I do remember Sebhat very well (he was smiling mischievously, at my disbelief), chiding me for granting importance to the death of demonstrators in the street, after the 2005 election. ‘Nothing at all will happen, it will settle down very quickly—Meles knows very well that if you give enough rope to an Ethiopian, he will hang himself!’
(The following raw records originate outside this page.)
template <typename T, int D, int RT, int WAVES>
__global__ __launch_bounds__(WAVES * 64) void ffn_fused_kernel(const FfnArgs p, const int ntiles) {
    using G = FfnGeo<D>;
    constexpr int KS = G::KS, NT = G::NT, FR = G::FR;
    static_assert(FR % WAVES == 0, "whole DMA rounds per chunk");
    constexpr int FRW = FR / WAVES;
    constexpr int XN = RT * KS;
    constexpr int NST = RT * NT / 2;
    static_assert(XN == NST, "one extra-count class");
    constexpr int ROWS = WAVES * 16 * RT;
    constexpr int NS = 4;
    constexpr unsigned OOB = 0x80000000u;
    constexpr int PAR = (FFN_MAX_F + 3 * D) * 4;
    __shared__ __attribute__((aligned(16))) char lds[PAR + NS * G::CHUNK];
    static_assert(ffn_entry_is<sizeof(lds), ROWS, NS>(ffn_entry<FFN_K_FUSED, D, RT, WAVES>()), "ffn_plan.h");
// ... 191 lines not shown
            float mean = 0.f, rstd = 1.f;
            if (ln) {
                s += __shfl_xor(s, 16);
                s += __shfl_xor(s, 32);
                mean = s * (1.f / (float)D);
                float qv = 0.f;
#pragma unroll
                for (int nt = 0; nt < NT; ++nt)
#pragma unroll
                    for (int i = 0; i < 4; ++i) {
                        const float d = acc[rt][nt][i] - mean;
                        qv += d * d;
                    }
                qv += __shfl_xor(qv, 16);
                qv += __shfl_xor(qv, 32);
                rstd = rsqrtf(qv * (1.f / (float)D) + p.eps);
            }
#pragma unroll
            for (int kp = 0; kp < KS; ++kp) {
                const int n0 = 32 * kp + 8 * g;
                float o[8];
#pragma unroll
                for (int i = 0; i < 4; ++i) {
                    o[i] = acc[rt][2 * kp][i];
                    o[4 + i] = acc[rt][2 * kp + 1][i];
                }
                if (ln) {
#pragma unroll
                    for (int e = 0; e < 8; ++e) o[e] = (o[e] - mean) * rstd * pg[n0 + e] + pbe[n0 + e];
                }
                u32x4 w;
#pragma unroll
                for (int e = 0; e < 4; ++e) w[e] = pack2<T>(o[2 * e], o[2 * e + 1]);
                const unsigned off = r < p.M ? ((unsigned)r * (unsigned)p.ldy + (unsigned)n0) * 2u : OOB;
                __builtin_amdgcn_raw_buffer_store_b128(__builtin_bit_cast(u32x4, w), ry, off, 0, 0);
            }
        }
        if (ti + 1 < cnt) {
#pragma unroll
            for (int rt = 0; rt < RT; ++rt)
#pragma unroll
                for (int ks = 0; ks < KS; ++ks) xr[rt][ks] = xn[rt][ks];
        }
    }
}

I may have remembered upon this occasion that Sehbat was a Tigrayan, and that he harked, like Prime minister Meles, from the city of Adwa, and that it was quite natural, after all, to close ranks between people of the same village. But I ended up realizing, much later, that the sentence that had shocked me so much was not so much Machiavellian, but simply a form of realism, of Abyssinian realpolitik. The writer Senedu Abebe, present that day, created a diversion, with a hybrid qene of her conception: ‘Do you know’, she asked us, ‘what we call globalization in Ethiopia?— Gedelisation!’ Senedu answered herself, without giving us time to think, giggling, and forging a new word for the occasion, by interweaving the English word globalization with the root of the verb ‘to kill’ in Amharic ግደል (gedel). I still remember Senedu’s jaundiced laughter that day—it was the colour of gold, the colour of wax.

 

Sebhat Guebre Egziabher was moonlighting in his old days as a translator from French into Amharic, and one of the last times we saw each other was in the office I occupied at Shama publishing. We fell out afterwards, due to a minor misunderstanding. The old man of Ethiopian letters certainly had a knack for provocation. I took my friend, Solomon Demeke, one afternoon, to chew qat with him (Solomon would later be best man at my wedding, together with Sammy Asfaw). Their conversation went like this:

Sebhat: Do you speak French?
Solomon: No.
Sebhat: Then you are not civilised. (End of the conversation for the day)

Oh, well. Back then, we were still on speaking terms and Sebhat would come every day to my Shama office, to advance his Amharic translation of Raymond Queneau’s Zazie dans le métro at Shama’s. At that time, I was making the corrections to the memoirs of Taffara Deguefe, the former central banker of Haile Selassie (and of Mengistu, for a short time, before being imprisoned for many years by the latter). Ato Taffara’s ‘Minutes of an Ethiopian Century’ is a detailed account of much of the Ethiopian 20th century, told from the viewpoint of a prominent witness. I remember in particular a scene in which Taffara, at the time a young bureaucrat wet around the ears, submits a report on demography, in which he demonstrated (with figures to back it up), that Ethiopia would ultimately go over a cliff with its rapid demographic growth (the zealous young man was promptly told to file away his report). Lost in my corrections of Ato Taffara’s manuscript, I had completely forgotten Sebhat when I heard a more regular breath in my back. The great writer was taking his nap, lying on the floor. Sebhat Guebre Egziabher kept this habit until the end of our collaboration, doing his two or three daily sheets, followed by an invigorating snooze, before leaving for his daily qat sessions. Although ultimately we did not see eye to eye, I retained my fondness for Sebhat till the end.